A self-driving car is a lot more complex than a climate control system, yet the approach to automation is the same: intent-driven and closed-loop.
What if closed-loop systems didn’t exist?
It is interesting to consider for a moment how complex a thermostat would have to be to function without monitoring; without this closed-loop. It would have to compute how long and how frequently to run the furnace based on the thermal output of the furnace, the volume of the environment being heated, and the thermal loss/gain of the environment, a much more sophisticated and complicated device, further complicated if it also handles cooling.

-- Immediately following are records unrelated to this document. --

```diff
diff --git a/enerf_amd/csrc/mlp32_common.h b/enerf_amd/csrc/mlp32_common.h
--- a/enerf_amd/csrc/mlp32_common.h
+++ b/enerf_amd/csrc/mlp32_common.h
@@ -213,8 +213,28 @@
         for (int p = 0; p < 16; p++) x[p] = 0.0f;
     }
 }
-
-void mlp32s_launch_fwd(int prec, uint32_t num_hidden, bool train, uint32_t x_layout, bool sigma_only, const float* X, const WSrc& W,
+template <bool NT>
+__device__ __forceinline__ void request_x_lm(const float* __restrict__ X, uint32_t tile, int j, int h, uint32_t Bp,
+                                             float (&x)[16]) {
+    typedef float v2f __attribute__((ext_vector_type(2)));
+    const size_t s = (size_t)tile * 32 + j;
+#pragma unroll
+    for (int q = 0; q < 8; q++) {
+        const v2f* p = reinterpret_cast<const v2f*>(X + ((size_t)(2 * q + h) * Bp + s) * 2);
+        const v2f t = NT ? __builtin_nontemporal_load(p) : *p;
+        x[2 * q] = t.x; x[2 * q + 1] = t.y;
+    }
+}
+__device__ __forceinline__ void zero_rows_past(bool valid, float (&x)[16]) {
+#pragma unroll
+    for (int p = 0; p < 16; p++) x[p] = valid ? x[p] : 0.0f;
+}
+
+constexpr int kSigOff = -1, kSigOneAhead = 0, kSigPipelined = 1;
+constexpr int kSigDepth = 2, kSigWaves = 2;
+constexpr bool kSigNT = true;
+
+void mlp32s_launch_fwd(int prec, uint32_t num_hidden, bool train, uint32_t x_layout, int sig_form, const float* X, const WSrc& W,
                        float* fb, float* Y, uint32_t B, uint32_t out_dim, uint32_t act, uint32_t out_act,
                        uint32_t y_stride, float* y0_exp, const float* sh_dirs, uint32_t grid, size_t lds, hipStream_t s,
                        hipEvent_t ev_start = nullptr, hipEvent_t ev_stop = nullptr, bool io16 = false);
@@ -223,7 +243,7 @@
                        uint32_t grid, hipStream_t s, hipEvent_t ev_start = nullptr, hipEvent_t ev_stop = nullptr,
                        bool recompute = false, bool io16 = false);
 
-void mlp32s_f16_launch_fwd(int prec, uint32_t num_hidden, bool train, uint32_t x_layout, bool sigma_only, const float* X,
+void mlp32s_f16_launch_fwd(int prec, uint32_t num_hidden, bool train, uint32_t x_layout, int sig_form, const float* X,
                            const WSrc& W, float* fb, float* Y, uint32_t B, uint32_t out_dim, uint32_t act, uint32_t out_act,
                            uint32_t y_stride, float* y0_exp, const float* sh_dirs, uint32_t grid, size_t lds, hipStream_t s,
                            hipEvent_t ev_start = nullptr, hipEvent_t ev_stop = nullptr, bool io16 = false);
diff --git a/enerf_amd/csrc/mlp32s.hip b/enerf_amd/csrc/mlp32s.hip
--- a/enerf_amd/csrc/mlp32s.hip
+++ b/enerf_amd/csrc/mlp32s.hip
@@ -1,5 +1,7 @@
 #include <hip/hip_runtime.h>
 #include <hip/hip_ext.h>
+
+#include <type_traits>
 
 #include "mlp32_common.h"
 #include "mlp32s_ops.h"
@@ -31,8 +33,9 @@
 #define k_mlp32s_bwd k_mlp32h_bwd
 #define k_mlp32s_mark k_mlp32h_mark
 #endif
-template <int NH, bool TRAIN, int XL, bool SIG = false, bool SH = false, int P = 3, bool IO16 = false>
-__global__ void __launch_bounds__(256, fwd_weights_in_lds(SIG, P) ? 3 : 1) k_mlp32s_fwd(const float* __restrict__ X, WSrc W,
+template <int NH, bool TRAIN, int XL, bool SIG = false, bool SH = false, int P = 3, bool IO16 = false, int D = 0, int WPS = 1,
+          bool NT = false>
+__global__ void __launch_bounds__(256, fwd_weights_in_lds(SIG, P) ? 3 : WPS) k_mlp32s_fwd(const float* __restrict__ X, WSrc W,
                                                     float* __restrict__ fb, float* __restrict__ Y, uint32_t B,
                                                     uint32_t out_dim, uint32_t act, uint32_t out_act, uint32_t y_stride,
                                                     float* __restrict__ y0_exp, const float* __restrict__ sh_dirs = nullptr,
@@ -41,9 +44,19 @@
     const int lane = lane_id(), j = lane & 31, h = lane >> 5;
     const uint32_t Bp = (B + 31u) & ~31u;
     static_assert(!IO16 || (P == 1 && XL == 0 && !SIG && !SH && !TRAIN), "16-bit I/O: bf16 / fp16 operands, row-major, plain");
-    float x[16];
+    static_assert(D >= 0 && ((SIG && XL == 1 && NH == 1) || (D == 0 && WPS == 1 && !NT)),
+                  "the load pipeline is the density-only head's");
+    constexpr bool PIPE = D > 0;
+    float xq[PIPE ? D : 1][16];
+    float (&x)[16] = xq[0];
     bf16x8 xraw[2];
-    {
+    if constexpr (PIPE) {
+        const uint32_t tile0 = blockIdx.x * (blockDim.x >> 6) + (threadIdx.x >> 6);
+        const uint32_t nw0 = gridDim.x * (blockDim.x >> 6);
+#pragma unroll
+        for (int d = 0; d < D; d++)
+            if (tile0 + (uint32_t)d * nw0 < Bp / 32) request_x_lm<NT>(X, tile0 + (uint32_t)d * nw0, j, h, Bp, xq[d]);
+    } else {
         const uint32_t tile0 = blockIdx.x * (blockDim.x >> 6) + (threadIdx.x >> 6);
         if (tile0 < Bp / 32) {
             if constexpr (IO16) load_x16(X, tile0, j, h, B, xraw);
@@ -145,6 +158,52 @@
     const uint32_t ntiles = valid_tiles(W, B, Bp / 32);
     const uint32_t gw = blockIdx.x * (blockDim.x >> 6) + (threadIdx.x >> 6);
     const uint32_t nw = gridDim.x * (blockDim.x >> 6);
+    if constexpr (PIPE) {
+        auto sig_tile = [&](uint32_t tile, float (&xs)[16], auto steady) __attribute__((always_inline)) {
+            constexpr bool STEADY = decltype(steady)::value;
+            const size_t s = (size_t)tile * 32 + j;
+            const bool valid = STEADY || s < B;
+            if (!STEADY) zero_rows_past(valid, xs);
+            Frag xf[2];
+#pragma unroll
+            for (int t = 0; t < 2; t++) {
+                float v[8];
+#pragma unroll
+                for (int e = 0; e < 8; e++) v[e] = xs[8 * t + e];
+                xf[t] = split8<P>(v);
+            }
+            if (STEADY || tile + D * nw < ntiles) request_x_lm<NT>(X, tile + D * nw, j, h, Bp, xs);
+            f32x16 a[2];
+#pragma unroll
+            for (int ob = 0; ob < 2; ob++) {
+                a[ob] = (f32x16)(0.0f);
+#pragma unroll
+                for (int t = 0; t < 2; t++) a[ob] = mmap(w0[ob][t], xf[t], a[ob]);
+#pragma unroll
+                for (int q = 0; q < 16; q++) a[ob][q] = __int_as_float(max(__float_as_int(a[ob][q]), relu_lim));
+            }
+            float p0 = 0.0f, p1 = 0.0f;
+#pragma unroll
+            for (int q = 0; q < 16; q++) {
+                p0 = fmaf(wsig[0][q], a[0][q], p0);
+                p1 = fmaf(wsig[1][q], a[1][q], p1);
+            }
+            float p = p0 + p1;
+            p += __shfl_xor(p, 32, 64);
+            if (STEADY || (valid && h == 0)) y0_exp[s] = expf(p);
+        };
+        uint32_t tile0 = gw;
+        for (; tile0 + (2 * D - 1) * nw < ntiles; tile0 += D * nw)
+#pragma unroll
+            for (int d = 0; d < D; d++) sig_tile(tile0 + (uint32_t)d * nw, xq[d], std::true_type{});
+        for (; tile0 < ntiles; tile0 += D * nw)
+#pragma unroll
+            for (int d = 0; d < D; d++) {
+                if (d > 0 && tile0 + (uint32_t)d * nw >= ntiles) break;
+                sig_tile(tile0 + (uint32_t)d * nw, xq[d], std::false_type{});
+            }
+        return;
+    }
     for (uint32_t tile = gw; tile < ntiles; tile += nw) {
         const size_t s = (size_t)tile * 32 + j;
         const bool valid = s < B;
@@ -701,7 +760,7 @@
 
 __global__ void k_mlp32s_mark() {}
 
-void MLP32S_LAUNCH_FWD(int prec, uint32_t num_hidden, bool train, uint32_t x_layout, bool sigma_only, const float* X,
+void MLP32S_LAUNCH_FWD(int prec, uint32_t num_hidden, bool train, uint32_t x_layout, int sig_form, const float* X,
                        const WSrc& W, float* fb, float* Y, uint32_t B, uint32_t out_dim, uint32_t act, uint32_t out_act,
                        uint32_t y_stride, float* y0_exp, const float* sh_dirs, uint32_t grid, size_t lds, hipStream_t s,
                        hipEvent_t ev_start, hipEvent_t ev_stop, bool io16) {
@@ -743,8 +802,44 @@
             if (train) S_FWD_P(2, true, 1, false, true);
             else S_FWD_P(2, false, 1, false, true);
         }
-    } else if (sigma_only) {
-        S_FWD_P(1, false, 1, true, false);
+    } else if (sig_form != kSigOff) {
+#define S_SIG(PV, DV, WV, NTV)                                                                                              \
+    hipExtLaunchKernelGGL((k_mlp32s_fwd<1, false, 1, true, false, PV, false, DV, WV, NTV>), dim3(grid), dim3(256), lds, s,   \
+                          nullptr, ev_stop, 0, X, W, fb, Y, B, out_dim, act, out_act, y_stride, y0_exp, sh_dirs, nrm)
+#ifdef ENERF_MLP32S_F16
+#define S_SIG_P(DV, WV, NTV) S_SIG(1, DV, WV, NTV)
+#else
+#define S_SIG_P(DV, WV, NTV)                    \
+    do {                                        \
+        if (prec == 3) S_SIG(3, DV, WV, NTV);   \
+        else S_SIG(1, DV, WV, NTV);             \
+    } while (0)
+#endif
+        if (sig_form == kSigOneAhead) S_SIG_P(0, 1, false);
+#if defined(ENERF_SIG_HEAD_LAB) && !defined(ENERF_MLP32S_F16)
+#define S_SIG_LAB_D(WV, NTV)                                                \
+    do {                                                                    \
+        const int dv = sig_form % 10;                                       \
+        if (dv == 1) S_SIG(3, 1, WV, NTV);                                  \
+        else if (dv == 2) S_SIG(3, 2, WV, NTV);                             \
+        else if (dv == 3) S_SIG(3, 3, WV, NTV);                             \
+        else S_SIG(3, 4, WV, NTV);                                          \
+    } while (0)
+        else if (sig_form >= 1000 && prec == 3) {
+            const bool two = sig_form / 10 % 10 == 2;
+            if (sig_form / 100 % 10) {
+                if (two) S_SIG_LAB_D(2, true);
+                else S_SIG_LAB_D(1, true);
+            } else {
+                if (two) S_SIG_LAB_D(2, false);
+                else S_SIG_LAB_D(1, false);
+            }
+        }
+#undef S_SIG_LAB_D
+#endif
+        else S_SIG_P(kSigDepth, kSigWaves, kSigNT);
+#undef S_SIG_P
+#undef S_SIG
     } else if (num_hidden == 1) {
         S_FWD_TR(1);
     } else if (num_hidden == 2) {
diff --git a/include/enerf_hip.h b/include/enerf_hip.h
--- a/include/enerf_hip.h
+++ b/include/enerf_hip.h
@@ -279,6 +279,7 @@
 int enerf_debug_workspace_ordering(int on);
 int enerf_debug_march_bg_blocks(uint32_t n);
 int enerf_debug_mlp32_grid_caps(uint32_t fwd_blocks, uint32_t bwd_blocks);
+int enerf_debug_sigma_head(int form);
 
 int enerf_event_pair_rays(const float* events, const uint8_t* no_successor, const int64_t* num_successor,
                           const double* pol_cumsum, uint32_t N, const int64_t* start_draw, const double* u_end,
```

This task becomes that much more complicated, if not impossible when you factor in equipment degradation and failure as well as variations in the controlled environment. In sum, without closed-loop, a relatively simple device like a thermostat becomes amazingly complicated to carry out your intent.
State of networking today
Surprisingly, this is where we are with networking today! Data center networks are highly complex and mission-critical. Yet legacy automation system approaches focus on helping users automate the complex minutia of the “how”. Telemetry and configurations have traditionally been disjointed, and there have been no attempts to close the loop in the context of network intent.

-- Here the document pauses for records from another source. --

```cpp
template <typename T>
static int link_launch(T* g_z, const T* z, const float* vec_z, const float* w_dw, const T* y_prev, const float* vec_y, T* g_y,
                       float* dgamma_z, float* dbeta_z, float* dgamma_y, float* dbeta_y, float* dw_dw, int N, int C, int D,
                       int H, int W, int stride, int accumulate, void* stream) {
  if (N <= 0 || C <= 0 || !g_z || !z || !vec_z || !w_dw || !y_prev || !vec_y || !g_y) return MSL_ERR_ARG;
  LinkPlan p;
  if (!link_plan(N, D, H, W, stride, p)) return MSL_ERR_UNSUPPORTED;
  hipStream_t st = (hipStream_t)stream;
#define MSL_LINK_B(NW_, QO_, QI_, S_, B_)                                                                                 \
  do {                                                                                                                   \
    auto k = block_bwd_channel_link_kernel<T, NW_, QO_, QI_, S_, B_>;                                                    \
    if (p.smem > 64 * 1024) (void)hipFuncSetAttribute((const void*)k, hipFuncAttributeMaxDynamicSharedMemorySize, (int)p.smem); \
    MSL_LAUNCH(k, dim3(C), dim3(NW_ * 64), p.smem, st, g_z, z, vec_z, w_dw, y_prev, vec_y, g_y, dgamma_z, dbeta_z, \
                       dgamma_y, dbeta_y, dw_dw, N, C, p.lD, p.lH, p.lW, accumulate);                                     \
  } while (0)
#define MSL_LINK_S(NW_, QO_, QI_, S_)                  \
  do {                                                 \
    if (dw_dw) MSL_LINK_B(NW_, QO_, QI_, S_, true);    \
    else MSL_LINK_B(NW_, QO_, QI_, S_, false);         \
  } while (0)
#define MSL_LINK_Q(NW_, S_)                                            \
  do {                                                                 \
    if (p.qi == 1) MSL_LINK_S(NW_, 1, 1, S_);                          \
    else if (p.qi == 2 && p.qo == 1) MSL_LINK_S(NW_, 1, 2, S_);        \
    else if (p.qi == 2) MSL_LINK_S(NW_, 2, 2, S_);                     \
    else if (p.qo == 1) MSL_LINK_S(NW_, 1, 4, S_);                     \
    else MSL_LINK_S(NW_, 4, 4, S_);                                    \
  } while (0)
#define MSL_LINK(NW_)                       \
  do {                                      \
    if (stride == 1) MSL_LINK_Q(NW_, 1);    \
    else MSL_LINK_Q(NW_, 2);                \
  } while (0)
  if (p.nw == 1) MSL_LINK(1);
  else if (p.nw == 4) MSL_LINK(4);
  else if (p.nw == 8) MSL_LINK(8);
  else MSL_LINK(16);
#undef MSL_LINK
#undef MSL_LINK_Q
#undef MSL_LINK_S
#undef MSL_LINK_B
  MSL_LAUNCH_CHECK();
  return MSL_OK;
}

extern "C" {

int msl_block_bwd_channel_link(float* g_z, const float* z, const float* vec_z, const float* w_dw, const float* y_prev,
                               const float* vec_y, float* g_y, float* dgamma_z, float* dbeta_z, float* dgamma_y,
                               float* dbeta_y, float* dw_dw, int N, int C, int D, int H, int W, int stride, int accumulate,
                               void* stream) {
  return link_launch<float>(g_z, z, vec_z, w_dw, y_prev, vec_y, g_y, dgamma_z, dbeta_z, dgamma_y, dbeta_y, dw_dw, N, C, D, H, W,
                            stride, accumulate, stream);
}

int msl_block_bwd_channel_link_bf16(void* g_z, const void* z, const float* vec_z, const float* w_dw, const void* y_prev,
                                    const float* vec_y, void* g_y, float* dgamma_z, float* dbeta_z, float* dgamma_y,
                                    float* dbeta_y, float* dw_dw, int N, int C, int D, int H, int W, int stride, int accumulate,
                                    void* stream) {
  return link_launch<msl::su16>((msl::su16*)g_z, (const msl::su16*)z, vec_z, w_dw, (const msl::su16*)y_prev, vec_y,
                                (msl::su16*)g_y, dgamma_z, dbeta_z, dgamma_y, dbeta_y, dw_dw, N, C, D, H, W, stride, accumulate,
                                stream);
}

}
```

Measured before the change: 6062 volumes/s.

## Issue all chunk loads up front for short wave loops and deepen k-split

In the weight-gradient wave kernel, when a wave owns at most four chunks, all dY and Z loads are now issued before any MFMA work. A compile-time-unrolled path handles these cases, so more loads are in flight at once than with the old two-stage ping-pong. The split heuristic now allows a deeper k-split (at least 4 chunks per block instead of 8), falling back to the old floor when the tile grid is small. The wave index is made scalar with readfirstlane. Costs are higher register pressure from four staged buffers and more partial slabs to reduce afterwards.

```diff
diff --git a/mslesions3d_amd/csrc/pwconv.hip b/mslesions3d_amd/csrc/pwconv.hip
--- a/mslesions3d_amd/csrc/pwconv.hip
+++ b/mslesions3d_amd/csrc/pwconv.hip
@@ -747,7 +747,8 @@
                                                  float* __restrict__ out, int Cout, int Cin, int S, int chunks_per_img,
                                                  int total_chunks, int chunks_per_block, int ks, int tile) {
   __shared__ __align__(16) float red[4 * MT * 1024];
-  const int lane = threadIdx.x & 63, wv = threadIdx.x >> 6, h = lane >> 5, c = lane & 31;
+  const int lane = threadIdx.x & 63, h = lane >> 5, c = lane & 31;
+  const int wv = __builtin_amdgcn_readfirstlane(threadIdx.x >> 6);
   const int tiles_n = Cin / 32;
   const int tm = tile / tiles_n, tn = tile % tiles_n;
   const int m0 = tm * 32 * MT, n0 = tn * 32;
@@ -763,7 +764,7 @@
 #pragma unroll
   for (int mt = 0; mt < MT; ++mt) acc[mt] = (f32x16){0};
 
-  float4 a0[MT][4], b0[4], a1[MT][4], b1[4];
+  float4 a[4][MT][4], b[4][4];
   auto issue = [&](int i, float4 (&a)[MT][4], float4 (&b)[4]) {
     const int ch = min(ch_lo + wv + 4 * i, total_chunks - 1);
     const int n = ch / chunks_per_img, s0 = (ch - n * chunks_per_img) * 32 + 16 * h;
@@ -793,16 +794,34 @@
     }
   };
 
-  if (mine > 0) issue(0, a0, b0);
+  if (mine <= 4) {
+    auto walk = [&](auto count) {
+      constexpr int NC = decltype(count)::value;
+#pragma unroll
+      for (int i = 0; i < NC; ++i) issue(i, a[i], b[i]);
+      __builtin_amdgcn_sched_barrier(0);
+#pragma unroll
+      for (int i = 0; i < NC; ++i) mac(a[i], b[i]);
+    };
+    switch (mine) {
+      case 1: walk(std::integral_constant<int, 1>{}); break;
+      case 2: walk(std::integral_constant<int, 2>{}); break;
+      case 3: walk(std::integral_constant<int, 3>{}); break;
+      case 4: walk(std::integral_constant<int, 4>{}); break;
+      default: break;
+    }
+  } else {
+    issue(0, a[0], b[0]);
 #pragma unroll 1
-  for (int i = 0; i < mine; i += 2) {
-    issue(i + 1, a1, b1);
-    __builtin_amdgcn_sched_barrier(0);
-    mac(a0, b0);
-    if (i + 1 < mine) {
-      issue(i + 2, a0, b0);
+    for (int i = 0; i < mine; i += 2) {
+      issue(i + 1, a[1], b[1]);
       __builtin_amdgcn_sched_barrier(0);
-      mac(a1, b1);
+      mac(a[0], b[0]);
+      if (i + 1 < mine) {
+        issue(i + 2, a[0], b[0]);
+        __builtin_amdgcn_sched_barrier(0);
+        mac(a[1], b[1]);
+      }
     }
   }
 
@@ -871,7 +890,9 @@
   p.chunks_per_img = S / 32;
   p.total_chunks = N * p.chunks_per_img;
   constexpr int target = 256;
-  int ks = std::max(1, std::min(target / std::max(1, p.tiles), p.total_chunks / 8));
+  auto split = [&](int floor) { return std::max(1, std::min(target / std::max(1, p.tiles), p.total_chunks / floor)); };
+  int ks = split(4);
+  if (p.tiles * ks < target / 2) ks = split(8);
   p.chunks_per_block = msl::cdiv(p.total_chunks, ks);
   p.ksplit = msl::cdiv(p.total_chunks, p.chunks_per_block);
   return true;
```

After: 6082 volumes/s, median of 5. About the same (+0.3%).

## Assign stride-2 channel-link input quads to threads by spatial parity class

Applied to the files above, without the earlier changes.

For the stride-2 transposed depthwise backward, input quads are now mapped to threads so that every wave shares one (depth, height) parity class, chosen wave-uniformly via readfirstlane. Each wave then runs only the 1, 2 or 4 kernel rows that contribute for its parity, with no per-tap parity branches and no divergence. This is meant to cut the branching and wasted work inside the unrolled 3x3 tap loop. In exchange it adds static constraints on NW/QI, forces QI=4 when NW=1 at stride 2, narrows the set of supported launch configurations (others now return unsupported), and reorders global loads and stores, which may hurt coalescing.

```diff
diff --git a/mslesions3d_amd/csrc/chanlink.hip b/mslesions3d_amd/csrc/chanlink.hip
--- a/mslesions3d_amd/csrc/chanlink.hip
+++ b/mslesions3d_amd/csrc/chanlink.hip
@@ -38,6 +38,35 @@
       b += scratch[2 * i + 1];
     }
   }
+}
+
+constexpr int ilog2c(int v) { return v <= 1 ? 0 : 1 + ilog2c(v >> 1); }
+
+template <int NW, int QI>
+__device__ __forceinline__ int link_parity_class(int q, int tid) {
+  constexpr int LNT = ilog2c(NW * 64);
+  static_assert(QI == 4 || (QI == 2 && NW >= 2) || (QI == 1 && NW >= 4), "the class bits must lie above the lane bits");
+  if (QI == 4) return q;
+  if (QI == 2) return 2 * q + __builtin_amdgcn_readfirstlane(tid >> (LNT - 1));
+  return __builtin_amdgcn_readfirstlane(tid >> (LNT - 2));
+}
+
+template <bool BWW, int KD, int KH>
+__device__ __forceinline__ f32x4v link_row_s2(const float* row, const float* wt, f32x4v av, f32x4v acc, float* dwa) {
+  constexpr int K = KD * 9 + KH * 3;
+  const float w0 = wt[K], w1 = wt[K + 1], w2 = wt[K + 2];
+  const float2 r01 = *reinterpret_cast<const float2*>(row);
+  const float r2 = row[2];
+  acc[0] = fmaf(w1, r01.x, acc[0]);
+  acc[1] = fmaf(w0, r01.y, fmaf(w2, r01.x, acc[1]));
+  acc[2] = fmaf(w1, r01.y, acc[2]);
+  acc[3] = fmaf(w0, r2, fmaf(w2, r01.y, acc[3]));
+  if (BWW) {
+    dwa[K] = fmaf(av[1], r01.y, fmaf(av[3], r2, dwa[K]));
+    dwa[K + 1] = fmaf(av[0], r01.x, fmaf(av[2], r01.y, dwa[K + 1]));
+    dwa[K + 2] = fmaf(av[1], r01.x, fmaf(av[3], r01.y, dwa[K + 2]));
+  }
+  return acc;
 }
 
 template <typename T, int NW, int QO, int QI, int STRIDE, bool BWW>
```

Well no longer. The Apstra Operating System (AOS®) is a distributed operating system for the data center network, the same way self-driving software acts as an operating system for the car. AOS delivers a self-operating network — enabling the user to operate their network at the intent level as one system as opposed to box-by-box.
You can now state your intent for the network e.g. “I’d like to connect 1000 virtual machines in the most cost-effective way”, or “I’d like to connect 5 compute racks, and 1 storage rack with 1Tb/s of east-west bandwidth”. Or “I’d like to create five groups, drag and drop endpoints into these groups dynamically, and set the policies using which these groups can communicate.” Once the network is operational, you can then make changes by stating your intent — “I’d like to swap a Cisco switch with an equivalent Arista switch”; or “I’d like to create a new virtual network”. In all cases, AOS takes care of the “how”, including generating cabling diagrams and specific configurations for all devices in the network. And AOS then validates through continuous closed-loop telemetry that your intent has indeed been realized.

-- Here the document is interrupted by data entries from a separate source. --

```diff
@@ -654,10 +664,12 @@
             if (!(skip & 1)) dma_issue(tile_of(k + 1), ch[1].rows, l0, sid);
             BX_LGKM0();
             if (lane == 0) lds_st_b32(lds0 + FLAG_OFF + 4 * hw, k + 1);
+            FoldPlan fp{0, 0, 0, 0};
             if (k > 0) {
-                const FoldPlan fp = fold_plan(k - 1, prev_rows, l0);
-                if (DEFER) wait_flags(lds0 + FLAG_OFF + 16, k);
-                fold_rows(k - 1, fp, l0);
+                bool staged;
+                fp = fold_plan(k - 1, prev_rows, l0, DEFER ? k : 0, &staged);
+                if (DEFER && !staged) wait_flags(lds0 + FLAG_OFF + 16, k);
+                fold_rows(k - 1, fp, l0, 0, BX_FSPLIT);
             }
             int did[6];
             if (!(skip & 2)) {
@@ -671,6 +683,7 @@
             wdL = load_words(ch[4], l1);
             d5 = load_desc(k + 5);
             if (!(skip & 2)) dma_issue(tile_of(k), ch[1].rows, l1, did);
+            fold_rows(k - 1, fp, l1, BX_FSPLIT, CR + 8);
             prev_rows = ch[0].rows;
             if (!(skip & 1)) dma_ids(k + 2, P0_IDS, l1, sid);
             asm volatile("s_waitcnt vmcnt(0)" ::: "memory");
@@ -679,7 +692,8 @@
         __builtin_amdgcn_s_barrier();
         if (nchunks > 0) {
             const int le = opaque_lane(lane);
-            fold_rows(nchunks - 1, fold_plan(nchunks - 1, prev_rows, le), le);
+            bool staged;
+            fold_rows(nchunks - 1, fold_plan(nchunks - 1, prev_rows, le, 0, &staged), le, 0, CR + 8);
         }
         asm volatile("s_waitcnt vmcnt(0)" ::: "memory");
         BX_LGKM0();
@@ -877,11 +891,11 @@
                     wait_landed();
                     prefetch_a(smem + tile_of(k - 1));
                 }
+                if (!(skip & 2) && lane == 0) lds_st_b32(lds0 + FLAG_OFF + 32 + 4 * tw, k + 1);
             };
             auto no_after = []() {};
             if (!(skip & 1))
                 stage_for(mt, std::false_type{}, P0_HALF, true, smem + tile_of(k), meta, wscale, (skip & 2) ? nx.r : ch.r, (skip & 2) ? P0_HALF : 1, bias_v, next_pre);
-            if (!(skip & 2) && lane == 0) lds_st_b32(lds0 + FLAG_OFF + 32 + 4 * tw, k + 1);
             dn = load_desc(k + 2);
             load_rel_words(nx.r, wscale_n, bias_n);
             if (skip & 1) {
```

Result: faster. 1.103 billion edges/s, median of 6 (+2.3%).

We have been excited by the industry’s reception to the Apstra Self Operating Network™ concept defined in my earlier blog, and have seen other industry leaders concur, including Arista and Juniper, as well as industry forums such as the Stanford Computer Forum.
By deploying AOS, you gain the ubiquitous benefits of an intent-driven, closed-loop approach — applied to your own data center network infrastructure. As with the self-driving car and automatic climate control and our other examples, a self-operating network frees up your time to focus on what you want to achieve rather than how to achieve it. It also offloads you from the error-prone task of dealing with the minutiae of how, including across different vendors’ switches. And, it involves you intelligently when failures or other changes truly require your intervention.
The result is a more reliable and more agile network that demands far less of your time while providing you with all the benefits of a multi-vendor network.